### Task details
Your output should be the lines from the start of the data through the line containing "rec.L - 1 : 0;", exactly and nothing more.

Saved data entries

• • •

@@ -148,7 +220,7 @@
 
     unsigned long long cells = 0;
     if (valid) {
-        const int qlen = rec.len2, tlen = rec.len1, h0 = rec.h0;
+        const int qlen = rec.lens >> 16, tlen = rec.lens & 0xffff, h0 = rec.h0;
         const uint8_t *q = io.qry + rec.qry_off;
         const uint8_t *t = io.ref + rec.ref_off;
         const int oe_del = c.o_del + c.e_del, oe_ins = c.o_ins + c.e_ins;
@@ -184,6 +256,19 @@
         int beg = 0, end = qlen;
         int stale_pot = 0;
         bool dropped = false, abandon = false;
+        const bool seed_ok = prune && min(qlen, 2 * w + 1) > 9;
+        const int Lm1 = seed_ok && (c.seed & 1) ? rec.L - 1 : 0;
+        if (seed_ok && (c.seed & 2)) {
+            const int thr = max(best, Lm1);
+            int jl = qlen;
+            for (; jl >= 1; jl--) {
+                const int m = (int)H[jl * 64];
+                if (m && m + c.max_sc * min(tlen, qlen - jl) > thr) break;
+                H[jl * 64] = 0u;
+            }
+            end = jl + 2 < qlen ? jl + 2 : qlen;
+            dropped = end < min(qlen, w + 1);
+        }
         uint32_t tw = load_u32_unaligned(t);
         for (int i = 0; i < tlen; i++) {
             const int tc = (tw >> ((i & 3) * 8)) & 0xff;
@@ -241,7 +326,7 @@
             if (rowmax == 0) {
                 if (dropped && beg == 0) {
                     const int hb = h0 - c.o_del - e_del * (i + 1);
-                    abandon = hb > 0 && hb + c.max_sc * min(tlen - 1 - i, qlen) > best;
+                    abandon = hb > 0 && hb + c.max_sc * min(tlen - 1 - i, qlen) > max(best, Lm1);
                 }
                 break;
             }
@@ -260,8 +345,9 @@
                 }
                 try_exit = score_only && rowmax + c.max_sc * min(rows_left, qlen - 1 - rowmax_j) <= best;
             }
+            const int thr = max(best, Lm1);
             if (dropped && end < qlen && end != i + w + 1 && hleft > e_ins &&
-                hleft - e_ins + c.max_sc * min(rows_left, qlen - end - 1) > best) { abandon = true; break; }
+                hleft - e_ins + c.max_sc * min(rows_left, qlen - end - 1) > thr) { abandon = true; break; }
             if (WIDE) {
                 for (j = beg; j < end && H[j * 64] == 0u && E[j * 64] == 0u; j++) {}
                 beg = j;
@@ -277,13 +363,13 @@
                 bool go = true;
                 if (beg == 0) {
                     const int hb = h0 - c.o_del - e_del * (i + 2);
-                    go = hb <= 0 || hb + c.max_sc * min(rows_left, qlen) <= best;
+                    go = hb <= 0 || hb + c.max_sc * min(rows_left, qlen) <= thr;
                 }
                 if (go) {
                     const int lcap = min(end, beg0 + 4);
                     for (j = beg; j < lcap; j++) {
                         const int m = WIDE ? max((int)H[j * 64], (int)E[j * 64]) : max((int)(H[j * 64] & 0xffffu), (int)(H[j * 64] >> 16));
-                        if (m && m + c.max_sc * min(rows_left, qlen - j) > best) break;
+                        if (m && m + c.max_sc * min(rows_left, qlen - j) > thr) break;
                     }
                     dropped = dropped || j > beg;
                     beg = j;
@@ -293,7 +379,7 @@
                 const int from = jl;
                 for (; jl >= beg && jl > end0 - 4; jl--) {
                     const int m = WIDE ? max((int)H[jl * 64], (int)E[jl * 64]) : max((int)(H[jl * 64] & 0xffffu), (int)(H[jl * 64] >> 16));
-                    if (m && m + c.max_sc * min(rows_left, qlen - jl) > best) break;
+                    if (m && m + c.max_sc * min(rows_left, qlen - jl) > thr) break;
                     H[jl * 64] = 0u;
                     if (WIDE) E[jl * 64] = 0u;
                 }
@@ -412,7 +498,7 @@
     const int lane = threadIdx.x;
     const int64_t k = kbeg + (int64_t)(gridDim.x - 1 - blockIdx.x) * 64 + lane;
     const bool valid = k < kend;
-    BswRec rec; rec.ref_off = rec.qry_off = 0; rec.len1 = rec.len2 = rec.h0 = 0; rec.id = 0u;
+    BswRec rec; rec.ref_off = rec.qry_off = 0; rec.lens = rec.h0 = rec.L = 0; rec.id = 0u;
     if (valid) rec = recs[k];
     const uint32_t id = rec.id;
     const int ncell_dw = (qcap + 2) / 2;
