constexpr int GEMM_LEAN = 1, GEMM_KV = 2, GEMM_FOLD = 4, GEMM_KSPLIT = 8, GEMM_B2 = 16, GEMM_LM = 32;
template <int MODE> struct KSliceArgs;
template <> struct KSliceArgs<0> {
  const fdm_gemm_args& a;
  __device__ __forceinline__ KSliceArgs(const fdm_gemm_args& p, int, int) : a(p) {}
};
template <> struct KSliceArgs<1> {
  fdm_gemm_args a;
  __device__ __forceinline__ KSliceArgs(const fdm_gemm_args& p, int slice, int) : a(p) {
    a.out_f32 = p.out_f32 + (size_t)slice * p.ksplit_stride;
    if (slice > 0) { a.bias = nullptr; a.resid = nullptr; }
  }
};
template <> struct KSliceArgs<2> {
  fdm_gemm_args a;
  __device__ __forceinline__ KSliceArgs(const fdm_gemm_args& p, int c, int out_t_elem_bytes) : a(p) {
    const size_t off = (size_t)c * p.out_batch_stride2;
    if (p.out_f32) a.out_f32 = p.out_f32 + off;
    if (p.resid) a.resid = p.resid + off;
    if (p.out_t) a.out_t = (char*)p.out_t + off * out_t_elem_bytes;
  }
};
template <typename T, int BM, int BN, int WM = 2, int WN = 2, bool HEAVY = true, bool SCHED = false, int SPEC = 0>
__device__ __forceinline__ void gemm_epilogue(const fdm_gemm_args& p, f32x4 (&acc)[BM / WM / 16][BN / WN / 16],
                                              const EpiPre<BM / WM / 16, BN / WN / 16>& e, int m0, int n0, int z,
                                              int wm, int wn, int g, int r16, float* rowstat = nullptr, char* tile_lds = nullptr) {
  constexpr int MI = BM / WM / 16, NI = BN / WN / 16;
  constexpr bool LEAN = (SPEC & GEMM_LEAN) != 0;
  constexpr bool KVC = !LEAN || (SPEC & GEMM_KV), FOLDC = !LEAN || (SPEC & GEMM_FOLD);
  using E = typename Opnd<T>::E;
  using KK = typename Opnd<T>::KV;
  using KV = typename Opnd<KK>::E;
  constexpr int KNP = Opnd<KK>::NP;
  const int M = p.M, N = p.N;
  constexpr int EPC_T = 16 / (int)sizeof(KV);
  const bool vt_tile = KVC && tile_lds && p.out_vp && n0 >= p.vp_col0 && n0 + BN <= N && (p.kv_L % EPC_T == 0);
  KV* tl = (KV*)tile_lds;
  float* comb = tile_lds ? (float*)(tile_lds + BM * BN * (int)sizeof(KV) * KNP) : nullptr;
  const bool use_ln = FOLDC && rowstat && p.ln_stat_in;
  const bool do_stat = FOLDC && rowstat && comb && p.stat_out;
  if (vt_tile || do_stat) __syncthreads();
  const float* bias = p.bias ? p.bias + (size_t)z * p.bias_batch_stride : nullptr;
  const size_t ocol = (size_t)z * p.out_batch_stride;
  const bool vec_f32 = p.out_f32 && (p.ldo_f32 % 4 == 0) && (((uintptr_t)(p.out_f32 + ocol)) % 16 == 0);
  const bool vec_t = p.out_t && (p.ldo_t % 4 == 0) && (((uintptr_t)((E*)p.out_t + ocol)) % (4 * sizeof(E)) == 0) &&
                     (Opnd<T>::NP == 1 || p.out_t_lo_off % 4 == 0);
  const bool vec_r = p.resid && (p.ldr % 4 == 0) && (((uintptr_t)(p.resid + ocol)) % 16 == 0);
  const int kv_H = p.out_vp ? (N - p.vp_col0) / p.kv_hd : 0;
  const size_t kv_blk = (size_t)p.kv_Lpad * p.kv_hd;
  const int kcol_lo = p.out_kp ? p.kp_col0 : N, kcol_hi = p.out_kp ? (p.out_vp ? p.vp_col0 : N) : N;
  const bool pre_cs = use_ln && p.ln_colsum, pre_rln = use_ln && p.rln_gamma && p.resid;
  const f32x4 (&csv)[NI] = e.csv; const f32x4 (&bv)[NI] = e.bv; const f32x4 (&gmv)[NI] = e.gmv; const f32x4 (&btv)[NI] = e.btv;
  const f32x4 (&rv)[MI][NI] = e.rv;
  const int kv_mode = (!KVC || (!p.out_kp && !p.out_vp)) ? 0
                    : (n0 + BN <= (p.out_kp ? kcol_lo : p.vp_col0)) ? 0
                    : (p.out_kp && n0 >= kcol_lo && n0 + BN <= kcol_hi) ? 1
                    : vt_tile ? 2
                    : (p.out_vp && n0 >= p.vp_col0 && n0 + BN <= N) ? 3 : -1;
  const bool lean = LEAN || (kv_mode >= 0 && n0 + BN <= N && (vec_f32 || !p.out_f32) && (vec_t || !p.out_t) && (vec_r || !p.resid) &&
                            (p.kv_hd % 16 == 0 || kv_mode != 1));
  if (lean) {
    const int ncol = n0 + wn * (BN / WN) + 4 * g;
    const int KH = (kv_mode == 1) ? (kcol_hi - kcol_lo) / p.kv_hd : 1;
#pragma unroll
    for (int mi = 0; mi < MI; ++mi) {
      const int lrow = wm * (BM / WM) + mi * 16 + r16;
      const int m = m0 + lrow;
      if (m >= M) continue;
      const float mu = use_ln ? rowstat[2 * lrow] : 0.f, rs = use_ln ? rowstat[2 * lrow + 1] : 1.f;
      float* o32 = p.out_f32 ? p.out_f32 + ocol + (size_t)m * p.ldo_f32 + ncol : nullptr;
      E* ot = p.out_t ? (E*)p.out_t + ocol + (size_t)m * p.ldo_t + ncol : nullptr;
      KV* okp = nullptr;
      int kv_l = 0;
      if (kv_mode == 1) {
        const int kv_b = m / p.kv_L;
        kv_l = m - kv_b * p.kv_L;
        okp = (KV*)p.out_kp + (size_t)kv_b * KH * kv_blk;
      } else if (kv_mode == 3) {
        const int kv_b = m / p.kv_L;
        kv_l = m - kv_b * p.kv_L;
        okp = (KV*)p.out_vp + (size_t)kv_b * kv_H * kv_blk;
      }
#pragma unroll
      for (int ni = 0; ni < NI; ++ni) {
        f32x4 v = acc[mi][ni];
        if (pre_cs) v = (v - mu * csv[ni]) * rs;
        if (bias) v += bv[ni];
        if (p.act != ACT_NONE) {
#pragma unroll
          for (int j = 0; j < 4; ++j) v[j] = gemm_act<HEAVY, T>(v[j], p.act);
        }
        if constexpr (SCHED) {
          v = sched_update4<(SPEC & GEMM_LM) != 0>(p.sched, e.sc, v, rv[mi][ni], (long long)m * N + (ncol + ni * 16));
        } else {
          if (p.resid) v += pre_rln ? (rv[mi][ni] - mu) * rs * gmv[ni] + btv[ni] : rv[mi][ni];
        }
        if (do_stat) {
          const float fs = rows_sum((v[0] + v[1]) + (v[2] + v[3]));
          const float fq = rows_sum((v[0] * v[0] + v[1] * v[1]) + (v[2] * v[2] + v[3] * v[3]));
          if (g == 0) { float* cb = comb + ((size_t)(wn * NI + ni) * BM + lrow) * 2; cb[0] = fs; cb[1] = fq; }
        }
        if (kv_mode == 2) {
          const int nl = wn * (BN / WN) + ni * 16 + 4 * g;
#pragma unroll
          for (int j = 0; j < 4; ++j) store_opnd1<KK>(tl + (nl + j) * BM + lrow, BM * BN, v[j]);
          continue;
        }
        if (kv_mode == 1) {
          const int cc = ncol + ni * 16 - kcol_lo;
          const int h = cc / p.kv_hd, e2 = cc - h * p.kv_hd;
          store_opnd4<KK>(okp + (size_t)h * kv_blk + kp_offset<KV>(kv_l, e2, p.kv_hd), p.kv_lo_off, v);
          continue;
        }
        if (kv_mode == 3) {
          const int cc = ncol + ni * 16 - p.vp_col0;
          const int h = cc / p.kv_hd, e2 = cc - h * p.kv_hd;
#pragma unroll
// ... 81 lines not shown
          if (n + j >= N) break;
          const int cc = n + j - p.vp_col0;
          const int h = cc / p.kv_hd, e = cc - h * p.kv_hd;
          store_opnd1<KK>((KV*)p.out_vp + (size_t)(kv_b * kv_H + h) * kv_blk + vp_offset<KV>(kv_l, e, p.kv_hd), p.kv_lo_off, v[j]);
        }
        continue;
      }
      if (p.out_f32) {
        float* op = p.out_f32 + ocol + (size_t)m * p.ldo_f32 + n;
        if (full && vec_f32) {
          *(f32x4*)op = v;
        } else {
          for (int j = 0; j < 4; ++j)
            if (n + j < N) op[j] = v[j];
        }
      }
      if (p.out_t) {
        E* op = (E*)p.out_t + ocol + (size_t)m * p.ldo_t + n;
        if (full && vec_t) {
          store_opnd4<T>(op, p.out_t_lo_off, v);
        } else {
          for (int j = 0; j < 4; ++j)
            if (n + j < N) store_opnd1<T>(op + j, p.out_t_lo_off, v[j]);
        }
      }
    }
  }
  }
  if (vt_tile) {
    __syncthreads();
    constexpr int CPR = BM / EPC_T;
    for (int c = threadIdx.x; c < BN * CPR; c += WM * WN * 64) {
      const int nl = c / CPR, ml = (c % CPR) * EPC_T;
      const int m = m0 + ml;
      if (m >= M) continue;
      const int b = m / p.kv_L, l = m - b * p.kv_L;
      const int cc = n0 + nl - p.vp_col0;
      const int h = cc / p.kv_hd, e = cc - h * p.kv_hd;
#pragma unroll
      for (int pl = 0; pl < KNP; ++pl)
        *(u32x4*)((KV*)p.out_vp + (size_t)pl * p.kv_lo_off + (size_t)(b * kv_H + h) * kv_blk + vp_offset<KV>(l, e, p.kv_hd)) =
            *(const u32x4*)(tl + pl * BM * BN + nl * BM + ml);
    }
  }
  if (do_stat) {
    __syncthreads();
    const int t = threadIdx.x;
    if (t < BM && m0 + t < M) {
#pragma unroll
      for (int gq = 0; gq < BN / 64; ++gq) {
        if (n0 + gq * 64 >= N) break;
        float s = 0.f, q = 0.f;
#pragma unroll
        for (int f = 0; f < 4; ++f) { s += comb[((size_t)(gq * 4 + f) * BM + t) * 2]; q += comb[((size_t)(gq * 4 + f) * BM + t) * 2 + 1]; }
        float* so = p.stat_out + ((size_t)(n0 / 64 + gq) * M + (m0 + t)) * 2;
        so[0] = s; so[1] = q;
      }
    }
  }
}
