# GabeTsai/YOLO-For-Turbines

Measured on AMD Instinct MI355X. Metric: images/sec at 416x416 (fwd), higher is better.
Workload: dtype f32; 1 GPU; BASELINE configs[1]: batch 32/GPU 416x416 fp32 inference, 80-class head, YOLOv3 forward (75 fused conv launches); per_gpu_batch=32, global_batch=32, image_size=416, num_classes=80, parallelism=image-sharded x1 (no collective)

## Files before the change

yolo_for_turbines_amd/csrc/conv_f32_epilogue.h:

```cpp
#pragma once
#include "common.h"

namespace yolo {

typedef float f32x16 __attribute__((ext_vector_type(16)));

struct ConvArgs {
    const float* x;
    const float* w;
    const char* w_planes;
    const float* scale;
    const float* shift;
    const float* res;
    float* y;
    int* nan_flag;
    int N, H, W, Cin, Cout, Ho, Wo, M;
    int ks, stride, pad;
    int x_ld, x_off, y_ld, y_off, r_ld, r_off;
    int Kpad, KT;
    int act, out_mode, flags;
    int nc5;
    int tiles_n;
};

constexpr int BK = 32;

int conv_igemm_launch(const ConvArgs& a, int tile, hipStream_t s);

bool split3_supported(const yolo_conv_desc* d);
bool split3_eligible(const yolo_conv_desc* d);
int conv_split3_launch(const ConvArgs& a, int tile, hipStream_t s);
size_t split3_weight_bytes(const yolo_conv_desc* d);
int split3_weights_launch(const yolo_conv_desc* d, const void* w_packed, void* out, hipStream_t s);

bool splitk_supported(const yolo_conv_desc* d);
bool splitk_eligible(const yolo_conv_desc* d);
int splitk_slices(const yolo_conv_desc* d, int* steps);
size_t splitk_workspace_bytes(const yolo_conv_desc* d);
int conv_splitk_launch(const ConvArgs& a, const yolo_conv_desc* d, void* ws, size_t ws_bytes, hipStream_t s);

__device__ __forceinline__ void conv_f32_store4(const ConvArgs& p, int m, int n, f32x4 v, int HoWo, bool has_res, bool nan_chk, bool& saw_nan) {
    if (has_res) v += *reinterpret_cast<const f32x4*>(p.res + (size_t)m * p.r_ld + p.r_off + n);
    if (nan_chk && (v[0] != v[0] || v[1] != v[1] || v[2] != v[2] || v[3] != v[3])) saw_nan = true;
    if (p.out_mode == YOLO_OUT_NHWC) {
        *reinterpret_cast<f32x4*>(p.y + (size_t)m * p.y_ld + p.y_off + n) = v;
    } else {
        const int img = m / HoWo;
        const int rem = m - img * HoWo;
        const int ho = rem / p.Wo;
        const int wo = rem - ho * p.Wo;
        const int W2 = 2 * p.Wo;
        float* d = p.y + ((size_t)(img * 2 * p.Ho + 2 * ho) * W2 + 2 * wo) * p.y_ld + p.y_off + n;
        *reinterpret_cast<f32x4*>(d) = v;
        *reinterpret_cast<f32x4*>(d + p.y_ld) = v;
        *reinterpret_cast<f32x4*>(d + (size_t)W2 * p.y_ld) = v;
        *reinterpret_cast<f32x4*>(d + (size_t)(W2 + 1) * p.y_ld) = v;
    }
}

__device__ __forceinline__ void conv_f32_store1(const ConvArgs& p, int m, int n, float v, int HoWo, int head_a, int head_k, bool has_res,
                                                bool nan_chk, bool& saw_nan) {
    if (has_res) v += p.res[(size_t)m * p.r_ld + p.r_off + n];
    if (nan_chk && v != v) saw_nan = true;
    if (p.out_mode == YOLO_OUT_NHWC) {
        p.y[(size_t)m * p.y_ld + p.y_off + n] = v;
    } else {
        const int img = m / HoWo;
        const int rem = m - img * HoWo;
        const int ho = rem / p.Wo;
        const int wo = rem - ho * p.Wo;
        if (p.out_mode == YOLO_OUT_UPSAMPLE2X) {
            const int W2 = 2 * p.Wo;
            float* d = p.y + ((size_t)(img * 2 * p.Ho + 2 * ho) * W2 + 2 * wo) * p.y_ld + p.y_off + n;
            d[0] = v;
            d[p.y_ld] = v;
            d[(size_t)W2 * p.y_ld] = v;
            d[(size_t)(W2 + 1) * p.y_ld] = v;
        } else {
            p.y[((size_t)((img * 3 + head_a) * p.Ho + ho) * p.Wo + wo) * p.nc5 + head_k] = v;
        }
    }
}

template <int BM, int BN>
__device__ __forceinline__ void conv_f32_epilogue(const ConvArgs& p, f32x16 (&acc)[BM / 64][BN / 64], float* ost, int m0, int n0) {
    constexpr int WM = BM / 2, WN = BN / 2;
    constexpr int TM = WM / 32, TN = WN / 32;
    const int tid = threadIdx.x;
    const int lane = tid & 63;
    const int wave = tid >> 6;
    const int wm = wave >> 1, wn = wave & 1;
    const int frow = lane & 31, fh = lane >> 5;
    const int HoWo = p.Ho * p.Wo;
    const bool has_res = p.flags & YOLO_FLAG_RESIDUAL;
    const bool nan_chk = p.flags & YOLO_FLAG_NANCHECK;
    bool saw_nan = false;
    const bool aligned4 = ((p.y_ld | p.y_off) & 3) == 0 && (!has_res || ((p.r_ld | p.r_off) & 3) == 0);
    if (p.out_mode != YOLO_OUT_HEAD && (p.Cout & 3) == 0 && aligned4) {
        constexpr int OLD = BN + 4;
#pragma unroll
        for (int j = 0; j < TN; ++j) {
            const int n = n0 + wn * WN + j * 32 + frow;
            const bool nv = n < p.Cout;
            const float sc = nv ? p.scale[n] : 0.f;
            const float sh = nv ? p.shift[n] : 0.f;
            float* dst = ost + wn * WN + j * 32 + frow;
            YOLO_SWITCH_ACT(p.act,
                _Pragma("unroll") for (int i = 0; i < TM; ++i)
                    _Pragma("unroll") for (int r = 0; r < 16; ++r) {
                        const int row = wm * WM + i * 32 + (r & 3) + 8 * (r >> 2) + 4 * fh;
                        dst[row * OLD] = act_c<ACT>(acc[i][j][r] * sc + sh);
                    })
        }
        __syncthreads();
        constexpr int C4 = BN / 4;
#pragma unroll 4
        for (int idx = tid; idx < BM * C4; idx += 256) {
            const int row = idx / C4, c4 = idx - row * C4;
            const int m = m0 + row, n = n0 + c4 * 4;
            if (m >= p.M || n >= p.Cout) continue;
            conv_f32_store4(p, m, n, *reinterpret_cast<const f32x4*>(ost + row * OLD + c4 * 4), HoWo, has_res, nan_chk, saw_nan);
        }
        if (nan_chk && saw_nan) atomicOr(p.nan_flag, 2);
        return;
    }
#pragma unroll
    for (int j = 0; j < TN; ++j) {
        const int n = n0 + wn * WN + j * 32 + frow;
        const bool nv = n < p.Cout;
        const float sc = nv ? p.scale[n] : 0.f;
        const float sh = nv ? p.shift[n] : 0.f;
        int head_a = 0, head_k = 0;
        if (p.out_mode == YOLO_OUT_HEAD) {
            head_a = n / p.nc5;
            head_k = n - head_a * p.nc5;
        }
        YOLO_SWITCH_ACT(p.act,
            _Pragma("unroll") for (int i = 0; i < TM; ++i)
                _Pragma("unroll") for (int r = 0; r < 16; ++r) acc[i][j][r] = act_c<ACT>(acc[i][j][r] * sc + sh);)
#pragma unroll
        for (int i = 0; i < TM; ++i) {
#pragma unroll
            for (int r = 0; r < 16; ++r) {
                const int m = m0 + wm * WM + i * 32 + (r & 3) + 8 * (r >> 2) + 4 * fh;
                if (m >= p.M || !nv) continue;
                conv_f32_store1(p, m, n, acc[i][j][r], HoWo, head_a, head_k, has_res, nan_chk, saw_nan);
            }
        }
    }
    if (nan_chk && saw_nan) atomicOr(p.nan_flag, 2);
}

}
```

yolo_for_turbines_amd/csrc/conv_split3_f32.hip:

```cpp
#include "conv_f32_epilogue.h"
#include "split3.h"

namespace yolo {

constexpr int S3_ROWB = 64;

__device__ __forceinline__ int s3_row_off(int r, int chunk) { return r * S3_ROWB + (((chunk >> 1) ^ ((r >> 2) & 3)) * 16 + (chunk & 1) * 8); }

typedef const __attribute__((address_space(1))) void* s3_gptr;
typedef __attribute__((address_space(3))) void* s3_lptr;
__device__ __forceinline__ void s3_glds16(const void* g, void* l) { __builtin_amdgcn_global_load_lds((s3_gptr)g, (s3_lptr)l, 16, 0, 0); }

struct S3PrepArgs {
    const float* w;
    char* out;
    int Kpad, KT, cp;
};

__global__ __launch_bounds__(256) void split3_weights_f32(const S3PrepArgs p) {
    const int tid = threadIdx.x;
    const int chunk = tid & 7;
    const int n = blockIdx.x * 32 + (tid >> 3);
    const size_t plane_b = (size_t)p.cp * S3_ROWB;
    const float* src = p.w + (size_t)n * p.Kpad + chunk * 4;
    char* dst = p.out + s3_row_off(n, chunk);
    f32x4 chk = {0.f, 0.f, 0.f, 0.f};
    for (int kt = 0; kt < p.KT; ++kt) {
        const f32x4 v = *reinterpret_cast<const f32x4*>(src + kt * BK);
        u32x2 h, m, l;
        s3_split(v, h, m, l, chk);
        char* d = dst + (size_t)kt * 3 * plane_b;
        *reinterpret_cast<u32x2*>(d) = h;
        *reinterpret_cast<u32x2*>(d + plane_b) = m;
        *reinterpret_cast<u32x2*>(d + 2 * plane_b) = l;
    }
    const bool nonfinite = chk[0] != chk[0] || chk[1] != chk[1] || chk[2] != chk[2] || chk[3] != chk[3];
    const int any = __syncthreads_or(nonfinite);
    if (tid == 0) reinterpret_cast<unsigned*>(p.out + (size_t)p.KT * 3 * plane_b)[blockIdx.x] = any ? 1u : 0u;
}
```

• • •

### Response to the exercise
@@ -148,7 +220,7 @@
 
     unsigned long long cells = 0;
     if (valid) {
-        const int qlen = rec.len2, tlen = rec.len1, h0 = rec.h0;
+        const int qlen = rec.lens >> 16, tlen = rec.lens & 0xffff, h0 = rec.h0;
         const uint8_t *q = io.qry + rec.qry_off;
         const uint8_t *t = io.ref + rec.ref_off;
         const int oe_del = c.o_del + c.e_del, oe_ins = c.o_ins + c.e_ins;
@@ -184,6 +256,19 @@
         int beg = 0, end = qlen;
         int stale_pot = 0;
         bool dropped = false, abandon = false;
+        const bool seed_ok = prune && min(qlen, 2 * w + 1) > 9;
+        const int Lm1 = seed_ok && (c.seed & 1) ? rec.L - 1 : 0;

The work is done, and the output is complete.